AAR & Publishers & Bookstores: Facilitators need to adapt, not defend

Expert publishing blog opinions are solely those of the blogger and not necessarily endorsed by DBW.

The AAR recently sent a letter to the DOJ unanimously supporting the Agency model.  I find it odd that the AAR has yet to send a collective letter to the Big 6 asking for higher, and fairer, royalty rates for their authors’ electronic rights.

Perhaps the focus of the AAR is misplaced?  As an author and a publisher, I wear two hats, so I see a couple of facets of this situation from different perspectives.

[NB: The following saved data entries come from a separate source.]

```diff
+        ScatterStage &B = L.stage[buf];
+        const uint64_t tile_base = tile * STILE;
+        const uint64_t wave_base = tile_base + (uint64_t)w * (64 * SROUNDS);
+#ifdef SORT_TWO_PLANE
+        unsigned long long *match = (unsigned long long *)&B.sval_lo[0] + (size_t)w * (rmask + 1u);
+#else
+        unsigned long long *match = (unsigned long long *)&B.sval[0] + (size_t)w * (rmask + 1u);
+#endif
+#pragma unroll
+        for (int i = 0; i < SMAXR / 64; ++i) L.wcnt[w][i * 64 + lane] = 0;
+#pragma unroll
+        for (uint32_t i = lane; i <= rmask; i += 64) match[i] = 0ull;
+        uint32_t rk[SROUNDS];
+#pragma unroll
+        for (int r = 0; r < SROUNDS; ++r) {
+            const uint64_t i = wave_base + (uint64_t)r * 64 + lane;
+            const bool valid = i < n;
+            const uint32_t d = (key[r] >> shift) & rmask;
+            if (valid) atomicOr(&match[d], 1ull << lane);
+            const uint64_t peers = valid ? match[d] : 0ull;
+            if (valid) match[d] = 0ull;
+            const uint32_t before = __popcll(peers & lanemask_lt());
+            const uint32_t base = valid ? L.wcnt[w][d] : 0u;
+            if (valid && before == 0) L.wcnt[w][d] = base + (uint32_t)__popcll(peers);
+            rk[r] = base + before;
+        }
+
+        __syncthreads();
+        uint32_t *dtot = (uint32_t *)&B.goff[0];
+#pragma unroll
+        for (int j = 0; j < SMAXR * SW / ST; ++j) {
+            const uint32_t d = (uint32_t)j * (ST / SW) + threadIdx.x / SW, ww = threadIdx.x % SW;
+            const uint32_t c = L.wcnt[ww][d];
+            const uint32_t incl = group_incl_sum(c, ww);
+            L.wcnt[ww][d] = incl - c;
+            if (ww == SW - 1u) dtot[d] = incl;
+        }
+        __syncthreads();
+        if (w == 0) {
+            const uint32_t t0 = dtot[4 * lane], t1 = dtot[4 * lane + 1], t2 = dtot[4 * lane + 2], t3 = dtot[4 * lane + 3];
+            uint32_t tot;
+            const uint32_t ex = wave_excl_sum(t0 + t1 + t2 + t3, &tot);
+            L.dstart[4 * lane] = ex;
+            L.dstart[4 * lane + 1] = ex + t0;
+            L.dstart[4 * lane + 2] = ex + t0 + t1;
+            L.dstart[4 * lane + 3] = ex + t0 + t1 + t2;
+        }
+        __syncthreads();
+#ifdef SORT_LOOKBACK_PROBE
+        if (threadIdx.x <= rmask) {
+            uint32_t *rows = (uint32_t *)(hist_scan + (uint64_t)(rmask + 1u) * n_tiles);
+            __hip_atomic_store(&rows[tile * (rmask + 1u) + threadIdx.x], dtot[threadIdx.x] | 0x40000000u, __ATOMIC_RELAXED, __HIP_MEMORY_SCOPE_AGENT);
+            uint32_t acc = 0;
+            for (uint32_t b = 1; b <= (uint32_t)SORT_LOOKBACK_PROBE; ++b) {
+                const uint64_t t2 = tile >= b ? tile - b : 0;
+                acc += __hip_atomic_load(&rows[t2 * (rmask + 1u) + threadIdx.x], __ATOMIC_RELAXED, __HIP_MEMORY_SCOPE_AGENT);
+            }
+            if (acc == 0xFFFFFFFFu) L.dstart[threadIdx.x] += 1u;
+        }
+        __syncthreads();
+#endif
+        if (threadIdx.x <= rmask) B.goff[threadIdx.x] = gbase - L.dstart[threadIdx.x];
+
+#pragma unroll
+        for (int r = 0; r < SROUNDS; ++r) {
+            const uint64_t i = wave_base + (uint64_t)r * 64 + lane;
+            if (i < n) {
+                const uint32_t d = (key[r] >> shift) & rmask;
+                const uint32_t p = L.dstart[d] + L.wcnt[w][d] + rk[r];
+                B.skey[p] = key[r];
+#ifdef SORT_TWO_PLANE
+                B.sval_lo[p] = (uint32_t)val[r];
+                B.sval_hi[p] = (uint32_t)(val[r] >> 32);
+#else
+                B.sval[p] = val[r];
+#endif
+            }
+        }
+        __syncthreads();
+        pending = true;
+        pending_count = tile == (uint64_t)n_tiles - 1u ? last_count : (uint32_t)STILE;
+        buf ^= 1u;
+    }
+    if (pending) write_out(L.stage[buf ^ 1u], pending_count);
+}
+
+int sort_grids(uint32_t *scatter_blocks, uint32_t *hist_blocks);
+int sort_timing_events(hipEvent_t **ev);
+
+struct SortPass {
+    uint64_t n;
+    uint32_t n_tiles;
+    int shift, bits;
+    uint32_t *hist;
+    uint64_t *hist_scan;
+    void *scan_tmp;
+    uint32_t hist_grid, scatter_grid, pbits;
+    hipStream_t s;
+    hipEvent_t before_scatter, after_scatter;
+};
+template <class In, class Out>
+int sort_pass(const SortPass &p, const typename In::A *ia, const typename In::B *ib, typename Out::A *oa, typename Out::B *ob) {
+    const uint32_t rmask = (1u << p.bits) - 1u;
+    sort_hist<In><<<dim3(p.hist_grid), dim3(HT), 0, p.s>>>(ia, p.n, p.shift, rmask, p.hist, p.n_tiles, ((uintptr_t)ia & 15u) == 0 ? 1 : 0, p.pbits);
+    int rc = scan_u32_to_u64(p.hist, p.hist_scan, (uint64_t)(rmask + 1) * p.n_tiles, nullptr, p.scan_tmp, p.s);
+    if (rc != PAG_OK) return rc;
+    if (p.before_scatter) PAG_HIP_TRY(hipEventRecord(p.before_scatter, p.s));
+    switch (p.bits) {
+#define PAG_SCATTER(B)                                                                                                                              \
+    case B:                                                                                                                                         \
+        sort_scatter<B, In, Out><<<dim3(p.scatter_grid), dim3(ST), 0, p.s>>>(ia, ib, oa, ob, p.n, p.shift, p.hist_scan, p.n_tiles, p.pbits);         \
+        break;
+        PAG_SCATTER(1) PAG_SCATTER(2) PAG_SCATTER(3) PAG_SCATTER(4) PAG_SCATTER(5) PAG_SCATTER(6) PAG_SCATTER(7) PAG_SCATTER(8)
+#undef PAG_SCATTER
+    }
+    if (p.after_scatter) PAG_HIP_TRY(hipEventRecord(p.after_scatter, p.s));
+    return PAG_OK;
+}
+
+template <class In, class Out>
+int sort_passes(const typename In::A *in_a, const typename In::B *in_b, typename Out::A *out_a, typename Out::B *out_b, uint32_t pbits,
+                uint32_t *k0, uint64_t *v0, uint32_t *k1, uint64_t *v1, uint64_t n, int key_bits, void *tmp, int *result_in_0, hipStream_t s,
+                float *ms_dominant_kernel, int *n_passes, int first_bit, const uint64_t **top_clear_dev) {
+    constexpr bool own_in = !std::is_same<In, SortArrayIn>::value, own_out = !std::is_same<Out, SortArrayOut>::value;
+    *result_in_0 = 1;
+    if (ms_dominant_kernel) *ms_dominant_kernel = 0.f;
+    if (n_passes) *n_passes = 0;
+    if (top_clear_dev) *top_clear_dev = nullptr;
+    if (n == 0 || key_bits <= 0) return PAG_OK;
+    uint64_t n_tiles64 = (n + STILE - 1) / STILE;
+    if (n_tiles64 > 0x7FFFFFFFull) {
+        set_error("sort: too many tiles");
+        return PAG_EINVAL;
+    }
+    SortPass p;
+    p.n = n;
+    p.n_tiles = (uint32_t)n_tiles64;
+    p.pbits = pbits;
+    p.s = s;
+    int passes = (key_bits + 7) / 8;
+    int bits = (key_bits + passes - 1) / passes;
+    char *t = (char *)tmp;
+    p.hist = (uint32_t *)t;
+    uint64_t cells = (uint64_t)SMAXR * p.n_tiles;
+    t += (cells * 4 + 255) & ~(size_t)255;
+    p.hist_scan = (uint64_t *)t;
+    t += (cells * 8 + 255) & ~(size_t)255;
+    p.scan_tmp = t;
+
+    uint32_t scatter_blocks = 0, hist_blocks = 0;
+    int rc = sort_grids(&scatter_blocks, &hist_blocks);
+    if (rc != PAG_OK) return rc;
+    p.scatter_grid = p.n_tiles < scatter_blocks ? p.n_tiles : scatter_blocks;
+    p.hist_grid = p.n_tiles < hist_blocks ? p.n_tiles : hist_blocks;
+    const bool timed = ms_dominant_kernel != nullptr;
+    hipEvent_t *ev = nullptr;
+    if (timed && (rc = sort_timing_events(&ev)) != PAG_OK) return rc;
+    uint32_t *ka = own_in ? nullptr : k0, *kb = own_in ? k0 : k1;
+    uint64_t *va = own_in ? nullptr : v0, *vb = own_in ? v0 : v1;
+    int in0 = own_in ? 0 : 1;
+    for (int pass = 0; pass < passes; ++pass) {
+        p.shift = first_bit + pass * bits;
+        p.bits = key_bits - pass * bits < bits ? key_bits - pass * bits : bits;
+        p.before_scatter = timed ? ev[2 * pass] : nullptr;
+        p.after_scatter = timed ? ev[2 * pass + 1] : nullptr;
+        const bool first = own_in && pass == 0, last = own_out && pass == passes - 1;
+        if (first && last)
+            rc = sort_pass<In, Out>(p, in_a, in_b, out_a, out_b);
+        else if (first)
+            rc = sort_pass<In, SortArrayOut>(p, in_a, in_b, kb, vb);
+        else if (last)
+            rc = sort_pass<SortArrayIn, Out>(p, ka, va, out_a, out_b);
+        else
+            rc = sort_pass<SortArrayIn, SortArrayOut>(p, ka, va, kb, vb);
+        if (rc != PAG_OK) return rc;
+        uint32_t *nk = kb == k0 ? k1 : k0;
+        uint64_t *nv = vb == v0 ? v1 : v0;
+        ka = kb, va = vb;
+        kb = nk, vb = nv;
+        in0 = !in0;
+    }
+    PAG_HIP_TRY(hipGetLastError());
+    if (top_clear_dev) *top_clear_dev = p.hist_scan + ((uint64_t)1 << (p.bits - 1)) * p.n_tiles;
+    if (timed) {
+        PAG_HIP_TRY(hipStreamSynchronize(s));
+        float tot = 0.f;
+        for (int pass = 0; pass < passes; ++pass) {
+            float ms = 0.f;
+            PAG_HIP_TRY(hipEventElapsedTime(&ms, ev[2 * pass], ev[2 * pass + 1]));
+            tot += ms;
+        }
+        *ms_dominant_kernel = tot / passes;
+    }
+    if (n_passes) *n_passes = passes;
+    *result_in_0 = in0;
+    return PAG_OK;
+}
+
+}
```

Perhaps the focus of publishers trying to defend their pricing model is misplaced?  Their business model is shifting much faster than they can adapt to from distribution to discoverability.

Here’s the deal.  For too long some agents and many publishers mistakenly believed they actually created the PRODUCT that readers consumed:  i.e. the book.  Even with print, that’s not true.  The PRODUCT is the story, the words.  The printed book was the medium by which those words reached the reader.  Thus agents and publishers and bookstores were, and still are, facilitators.  Not creators.  As an author I create content.  As a publisher I facilitate getting content to readers.  I literally have two different offices in my house for the two different jobs.

The subtle arrogance built from years of having their own form of monopoly on publishing is now costing many in the industry and it makes the AAR letter to the DOJ regarding Amazon somewhat ironic.  As I’ve pointed out:  Amazon didn’t exist except in one man’s mind in 1994.  How much have agents, publishers and bookstores changed and adapted in the past 18 years?  In 2011 I had to radically change my approach to publishing.  My old approach had served me very well for 20 years, but projecting forward and studying other parts of the entertainment business as they encountered the digital wave, it was apparent a radical overhaul was needed in my career.

When the music business crashed and burned because of digital in the early part of the last decade how many authors, agents, publishers and bookstores, invested time and money to prepare for an inevitable digital wave?  I shook my head at all the hoopla raised when Tor decided to go DRM free a few weeks ago.  To me it was another sign of how far behind the times the Big 6 are.  At Digital Book World in January, my estimate was at least a year (an eternity in the digital world) and it hasn’t changed enough since then.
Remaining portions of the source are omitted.